Ze względu na spore obciążenie pracą, w lutym „poszłam” na ilość, a nie długość. ;) Do tego sporą część tego czytelniczego torciku stanowiły audiobooki, które dzielnie oszczędzały moje przemęczone oczy.
Przeczytałam 13 książek, które dały 4812 stron.
Jeżeli zaś chodzi o lektury, to tylko jedna nie sprostała moim wymaganiom, choć raczej powinnam powiedzieć, że znając poprzednie twory pary piszącej pod pseudonimem E.G. Scott, spodziewałam się po prostu znacznie więcej
Najlepsza przeczytana: Niezwyciężony Stanisław Lem; Zodiaki. Genokracja Magdalena Kucenty;
Najsłabsza przeczytana: Dlaczego właśnie ja E.G. Scott;
Największe rozczarowanie: Dlaczego właśnie ja E.G. Scott;
Czytelnikom w duszy gra.
Jeżeli chodzi o Was drodzy czytelnicy, to największym zainteresowaniem na blogu cieszył się Zodiakowy post przedpremierowy. Do tego nadal poszukujecie na unSerious informacji o popularnych anime i co mnie cieszy, nie tylko patrzycie w kierunku nowości, ale również poszukujecie informacji o starszych tytułach.
♣ “Szansa na ninja” – Naruto
♣ Cykl Szklany Tron # 1: Szklany Tron
♣ Cykl: Hyperion # 3: Endymion
♣ Haikyuu!!
W mediach społecznościowych zaś zachwycaliście się moją biblioteczką (chwalipięta mode on 😜), a także spory zasięg zdobyła najbardziej romantyczna notka na blogu. ;)
Cyklicznie.
Cyklicznie dalej u mnie bez opamiętania. Rozpoczęłam w lutym trzy nowe serie, ale nie udało mi się zakończyć nawet jednej.
W marcu mam planie odmienić ten stan i mam w planie zakończyć przynajmniej jedną serię (trzymajcie kciuki ;)).

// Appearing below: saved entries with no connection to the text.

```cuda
void
configure_grid (smvsb_ctx* c, int scale, int npx, int npy, int start_x,
    int start_y)
{
    require_surface_scale(scale);
    require(npx > 0 && npy > 0, SMVSB_ERR_INVALID, "empty patch grid");
    int const ps = 1 << scale;
    int const sampling = sampling_for_scale(scale);
    require(ps % sampling == 0, SMVSB_ERR_INVALID,
        "patch size below sampling");
    int const npos = ps / sampling;
    require(npos == 1 || npos == 2 || npos == 4 || npos == 8
// ... 1203 lines not shown
        {
            require(off.back() <= vis_capacity, SMVSB_ERR_INVALID,
                "vis_ids capacity too small");
            if (off.back() > 0)
                download(c, vis_ids, c->vis_ids.p, off.back());
        }
    });
}

int
smvsb_get_depth (smvsb_ctx* ctx, float* depth_wh)
{
    if (ctx == nullptr) return SMVSB_ERR_INVALID;
    return guarded(ctx, [&]() {
        require(ctx->have_surface && depth_wh, SMVSB_ERR_STATE,
            "no surface set");
        size_t const n = static_cast<size_t>(ctx->w) * ctx->h;
        ctx->image_out.reserve(n * 3);
        smvsb::launch_render_depth(ctx, ctx->image_out.p);
        download(ctx, depth_wh, ctx->image_out.p, n);
    });
}

int
smvsb_get_normals (smvsb_ctx* ctx, float* normals_wh3)
{
    if (ctx == nullptr) return SMVSB_ERR_INVALID;
    return guarded(ctx, [&]() {
        require(ctx->have_surface && normals_wh3, SMVSB_ERR_STATE,
            "no surface set");
        size_t const n = static_cast<size_t>(ctx->w) * ctx->h * 3;
        ctx->image_out.reserve(n);
        smvsb::launch_render_normals(ctx, ctx->image_out.p);
        download(ctx, normals_wh3, ctx->image_out.p, n);
    });
}

int
smvsb_debug_get_system (smvsb_ctx* ctx, double* g, double* Hvals,
    uint64_t* Houter, uint64_t* Hinner, uint64_t* nnzb_h, double* Pvals,
    uint64_t* Pouter, uint64_t* Pinner, uint64_t* nnzb_p)
{
    if (ctx == nullptr) return SMVSB_ERR_INVALID;
    return guarded(ctx, [&]() {
        smvsb_ctx* c = ctx;
        require(c->have_system, SMVSB_ERR_STATE, "no system constructed");
        int const nn = c->n_nodes, ns = c->npx + 1;
        std::vector<uint8_t> active(nn), proc(c->n_patches);
        download(c, active.data(), c->active.p, nn);
        download(c, proc.data(), c->patch_proc.p, c->n_patches);
        if (g)
            download(c, g, c->g.p, static_cast<size_t>(nn) * 4);
        std::vector<double> H, P;
        if (Hvals)
        {
            H.resize(static_cast<size_t>(nn) * 144);
            download(c, H.data(), c->H.p, H.size());
        }
        if (Pvals)
        {
            P.resize(static_cast<size_t>(nn) * 16);
            download(c, P.data(), c->P.p, P.size());
        }
        uint64_t nh = 0, np = 0;
        for (int j = 0; j < nn; ++j)
        {
            if (Houter) Houter[j] = nh;
            if (Pouter) Pouter[j] = np;
            int const jx = j % ns, jy = j / ns;
            if (!c->h_node_valid[j] || !active[j])
                continue;
            for (int dy = -1; dy <= 1; ++dy)
                for (int dx = -1; dx <= 1; ++dx)
                {
                    int const ix = jx + dx, iy = jy + dy;
                    if (ix < 0 || ix > c->npx || iy < 0 || iy > c->npy)
                        continue;
                    int const i = iy * ns + ix;
                    if (!c->h_node_valid[i] || !active[i])
                        continue;
                    bool shared = false;
                    for (int pb = 0; pb < 2 && !shared; ++pb)
                        for (int pa = 0; pa < 2 && !shared; ++pa)
                        {
                            int const px = jx - 1 + pa, py = jy - 1 + pb;
                            if (px < 0 || px >= c->npx || py < 0
                                || py >= c->npy)
                                continue;
                            if (!proc[py * c->npx + px])
                                continue;
                            if (ix >= px && ix <= px + 1 && iy >= py
                                && iy <= py + 1)
                                shared = true;
                        }
                    if (!shared)
                        continue;
                    if (Hvals)
                    {
                        int const k = (-dy + 1) * 3 + (-dx + 1);
                        std::copy(H.begin() + (static_cast<size_t>(i) * 9 + k)
                            * 16, H.begin() + (static_cast<size_t>(i) * 9 + k)
                            * 16 + 16, Hvals + nh * 16);
                    }
                    if (Hinner) Hinner[nh] = static_cast<uint64_t>(i) * 4;
                    nh += 1;
                    if (i == j)
                    {
                        if (Pvals)
                            std::copy(P.begin() + static_cast<size_t>(i) * 16,
                                P.begin() + static_cast<size_t>(i) * 16 + 16,
                                Pvals + np * 16);
                        if (Pinner) Pinner[np] = static_cast<uint64_t>(i) * 4;
                        np += 1;
                    }
                }
// ... 138 lines not shown
```

### smvs_b200/csrc/cg.cu

```cuda
#include <algorithm>

#include "common.cuh"

namespace smvsb {

namespace {

constexpr int CG_THREADS = 256;
constexpr int CG_WARPS = CG_THREADS / 32;
constexpr int CG_QUADS = CG_THREADS / 4;
constexpr int CG_MAX_BLOCKS = 1024;
constexpr int CG_UF = 4;
constexpr int CG_SLOTS = 10;
constexpr int CG_ROW_CACHE = 16;

struct CgView
{
    int n_nodes, npx;
    int grid;
    int pad;
    double err_tol;
    double const* H;
    double const* P;
    double const* g;
    uint16_t const* rowmask;
    uint32_t const* rows;
    unsigned long long const* counts;
    double* x;
    double* r;
    double* d;
    double* d2;
    double* Ad;
    double* z;
    double* partials;
    double* result;
};

struct CgArgs
{
    int n_views;
    int max_iter;
    double q_tol;
    unsigned int* sync;
    CgView v[SMVSB_MAX_BATCH];
};

struct CgState
{
    double r_dot_r, Q0, beta, alpha, tol;
    double* partials;
    int n_rows, passes, done, iters, info;
    int grid;
};

__device__ __forceinline__ void
grid_barrier (unsigned int* counter, unsigned int& epoch)
{
    __syncthreads();
    if (threadIdx.x == 0)
    {
        epoch += 1;
        unsigned int const target = epoch * gridDim.x;
        asm volatile("red.release.gpu.global.add.u32 [%0], 1;"
            :: "l"(counter) : "memory");
        unsigned int v;
        do {
            asm volatile("ld.relaxed.gpu.global.u32 %0, [%1];"
                : "=r"(v) : "l"(counter) : "memory");
        } while (v < target);
        asm volatile("ld.acquire.gpu.global.u32 %0, [%1];"
            : "=r"(v) : "l"(counter) : "memory");
    }
    __syncthreads();
}

__device__ __forceinline__ unsigned long long
policy_evict_first (void)
{
    unsigned long long pol;
    asm("createpolicy.fractional.L2::evict_first.b64 %0, 1.0;" : "=l"(pol));
    return pol;
}

__device__ __forceinline__ void
ld_stream (double const* p, double2& h01, double2& h23)
{
    unsigned long long const pol = policy_evict_first();
    asm volatile("ld.global.L1::no_allocate.L2::cache_hint.v2.f64 "
        "{%0, %1}, [%2], %3;"
        : "=d"(h01.x), "=d"(h01.y) : "l"(p), "l"(pol));
    asm volatile("ld.global.L1::no_allocate.L2::cache_hint.v2.f64 "
        "{%0, %1}, [%2], %3;"
        : "=d"(h23.x), "=d"(h23.y) : "l"(p + 2), "l"(pol));
}

__device__ __forceinline__ double2
ld_vec (double const* p)
{
    return *reinterpret_cast<double2 const*>(p);
}

__device__ __forceinline__ double2
ld_hint (double const* p, unsigned long long policy)
{
    double2 v;
    asm volatile("ld.global.L2::cache_hint.v2.f64 {%0, %1}, [%2], %3;"
        : "=d"(v.x), "=d"(v.y) : "l"(p), "l"(policy));
    return v;
}

__device__ __forceinline__ unsigned long long
policy_evict_last (void)
{
    unsigned long long pol;
    asm volatile("createpolicy.fractional.L2::evict_last.b64 %0, 1.0;"
        : "=l"(pol));
    return pol;
}

template <int NV>
__device__ __forceinline__ void
warp_flush (double (&v)[NV], double* s_red, int view)
{
#pragma unroll
    for (int j = 0; j < NV; ++j)
        for (int off = 16; off > 0; off >>= 1)
            v[j] += __shfl_down_sync(0xffffffffu, v[j], off);
    if ((threadIdx.x & 31) == 0)
    {
#pragma unroll
        for (int j = 0; j < NV; ++j)
            s_red[(view * 3 + j) * CG_WARPS + (threadIdx.x >> 5)] = v[j];
    }
}

template <int NV>
__device__ __forceinline__ void
publish (CgArgs const& a, CgState const* s_state, double const* s_red,
    int first_slot, bool init)
{
    __syncthreads();
    int const t = threadIdx.x;
    if (t < a.n_views * NV)
    {
        int const view = t / NV, j = t % NV;
        CgState const& S = s_state[view];
        if (static_cast<int>(blockIdx.x) < S.grid && (init || !S.done))
        {
            double total = 0.0;
            if (S.passes > 0)
                for (int i = 0; i < CG_WARPS; ++i)
                    total += s_red[(view * 3 + j) * CG_WARPS + i];
            S.partials[(first_slot + j) * CG_MAX_BLOCKS + blockIdx.x] = total;
        }
    }
}

template <int NV>
__device__ __forceinline__ void
all_sums (CgArgs const& a, CgState const* s_state, int first_slot,
    double* s_bcast, bool init)
{
    int const warp = threadIdx.x >> 5, lane = threadIdx.x & 31;
    for (int pair = warp; pair < a.n_views * NV; pair += CG_WARPS)
    {
        int const view = pair / NV, j = pair % NV;
        if (!init && s_state[view].done)
            continue;
        double const* p = s_state[view].partials
            + (first_slot + j) * CG_MAX_BLOCKS;
        int const nb = s_state[view].grid;
        double v = 0.0;
        for (int base = lane; base < nb; base += 32 * 12)
        {
            double t[12];
#pragma unroll
            for (int u = 0; u < 12; ++u)
                t[u] = (base + 32 * u < nb) ? __ldcg(p + base + 32 * u) : 0.0;
#pragma unroll
            for (int u = 0; u < 12; ++u)
                if (base + 32 * u < nb)
                    v += t[u];
        }
        for (int off = 16; off > 0; off >>= 1)
            v += __shfl_down_sync(0xffffffffu, v, off);
        if (lane == 0)
            s_bcast[view * 3 + j] = v;
    }
    __syncthreads();
}

struct PlainVec
{
    double const* v;
    __device__ __forceinline__ void load (int node, double* out) const
    {
        double2 const a = *reinterpret_cast<double2 const*>(
            v + static_cast<size_t>(node) * 4);
        double2 const b = *reinterpret_cast<double2 const*>(
            v + static_cast<size_t>(node) * 4 + 2);
        out[0] = a.x; out[1] = a.y; out[2] = b.x; out[3] = b.y;
    }
};

struct DirVec
{
    double const* z;
    double const* d_old;
    double beta;
    __device__ __forceinline__ void load (int node, double* out) const
    {
        double2 const z0 = ld_vec(z + static_cast<size_t>(node) * 4);
        double2 const z1 = ld_vec(z + static_cast<size_t>(node) * 4 + 2);
        double2 const d0 = ld_vec(d_old + static_cast<size_t>(node) * 4);
        double2 const d1 = ld_vec(d_old + static_cast<size_t>(node) * 4 + 2);
        out[0] = z0.x + d0.x * beta; out[1] = z0.y + d0.y * beta;
        out[2] = z1.x + d1.x * beta; out[3] = z1.y + d1.y * beta;
    }
};

struct StreamRows
{
    double const* H;
    __device__ __forceinline__ double const* row (int node, int rp) const
    {
        return H + static_cast<size_t>(node) * 144 + rp * 4;
    }
    __device__ __forceinline__ void load (double const* p, double2& h01,
        double2& h23) const
    {
        ld_stream(p, h01, h23);
    }
};

constexpr int CG_PIN_STRIDE = 146;
constexpr size_t CG_PIN_BYTES = sizeof(double) * CG_PIN_STRIDE * CG_QUADS;

struct PinnedRows
{
    double const* s;
    __device__ __forceinline__ double const* row (int, int rp) const
    {
        return s + (threadIdx.x >> 2) * CG_PIN_STRIDE + rp * 4;
    }
    __device__ __forceinline__ void load (double const* p, double2& h01,
        double2& h23) const
    {
        h01 = *reinterpret_cast<double2 const*>(p);
        h23 = *reinterpret_cast<double2 const*>(p + 2);
    }
};

template <typename Rows, typename VecOp>
__device__ __forceinline__ double
spmv_row (Rows const& H, int ns, VecOp const& vec, int node, int rp,
    unsigned int mask, double* own)
{
    int const ix = node % ns, iy = node / ns;
    double const* hrow = H.row(node, rp);
    double acc = 0.0;
    own[0] = 0.0; own[1] = 0.0; own[2] = 0.0; own[3] = 0.0;
    if (mask == 0)
        return 0.0;
#pragma unroll
    for (int k = 0; k < 9; ++k)
    {
        if (!((mask >> k) & 1u))
            continue;
        int const jx = ix + (k % 3) - 1, jy = iy + (k / 3) - 1;
        int const nj = jy * ns + jx;
// ... 12 lines not shown
    }
    return acc;
}

__device__ __forceinline__ bool
view_on (CgArgs const& a, CgState const* s_state, int v, bool init)
{
    return static_cast<int>(blockIdx.x) < s_state[v].grid
        && (init || !s_state[v].done) && s_state[v].passes > 0;
}

__device__ __forceinline__ bool
pass_row (CgView const& V, int n_rows, int pass, int& node)
{
    int const q = pass * (V.grid * CG_QUADS) + blockIdx.x * CG_QUADS
        + (threadIdx.x >> 2);
    bool const ok = q < n_rows;
    node = ok ? static_cast<int>(V.rows[q]) : 0;
    return ok;
}

template <int NV>
struct RowCache
{
    static constexpr int PASSES = CG_ROW_CACHE / NV;
    uint32_t node[NV][PASSES][CG_QUADS];
    uint16_t mask[NV][PASSES][CG_QUADS];
};

template <int NV>
__device__ __forceinline__ void
fill_rows (RowCache<NV>& c, CgArgs const& a, CgState const* s_state)
{
    constexpr int N = RowCache<NV>::PASSES * CG_QUADS;
#pragma unroll
    for (int v = 0; v < NV; ++v)
    {
#pragma unroll
        for (int k = 0; k < (N + CG_THREADS - 1) / CG_THREADS; ++k)
        {
            int const e = k * CG_THREADS + threadIdx.x;
            if (e >= N)
                break;
            int const p = e / CG_QUADS, qd = e % CG_QUADS;
            int node = 0;
            unsigned int mask = 0u;
            if (v < a.n_views && static_cast<int>(blockIdx.x) < s_state[v].grid)
            {
                int const q = p * (s_state[v].grid * CG_QUADS)
                    + blockIdx.x * CG_QUADS + qd;
                if (q < s_state[v].n_rows)
                {
                    node = static_cast<int>(a.v[v].rows[q]);
                    mask = a.v[v].rowmask[node];
                }
            }
            c.node[v][p][qd] = static_cast<uint32_t>(node);
            c.mask[v][p][qd] = static_cast<uint16_t>(mask);
        }
    }
}

template <int NV>
__device__ __forceinline__ bool
cached_row (RowCache<NV> const& c, CgView const& V, int v, int n_rows,
    int pass, int& node, unsigned int& mask)
{
    if (pass < RowCache<NV>::PASSES)
    {
        int const qd = threadIdx.x >> 2;
        node = static_cast<int>(c.node[v][pass][qd]);
        mask = c.mask[v][pass][qd];
        return pass * (V.grid * CG_QUADS) + static_cast<int>(blockIdx.x)
            * CG_QUADS + qd < n_rows;
    }
    bool const ok = pass_row(V, n_rows, pass, node);
    mask = ok ? V.rowmask[node] : 0u;
    return ok;
}
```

Więc cykliczna sytuacja w 2021 roku przedstawia się następująco:
♠ Ilość czytanych cykli: 91 (w tym cykle przeczytane, które czekają na kontynuację: 59);
♠ Cykle, które odrzuciłam: 4;
♠ Zakończone cykle: 68.
Od przybytku głowa nie boli. ;)
Przybyło do mnie łącznie 17 pozycji w tym: 1 recenzentka i 16 nabytków własnych (w tym 1 komiks).
Tą szczęśliwą recenzentką, której udało się dzielnie przekroczyć granicę była książka Dlaczego właśnie ja E.G. Scott od Wydawnictwa Muza.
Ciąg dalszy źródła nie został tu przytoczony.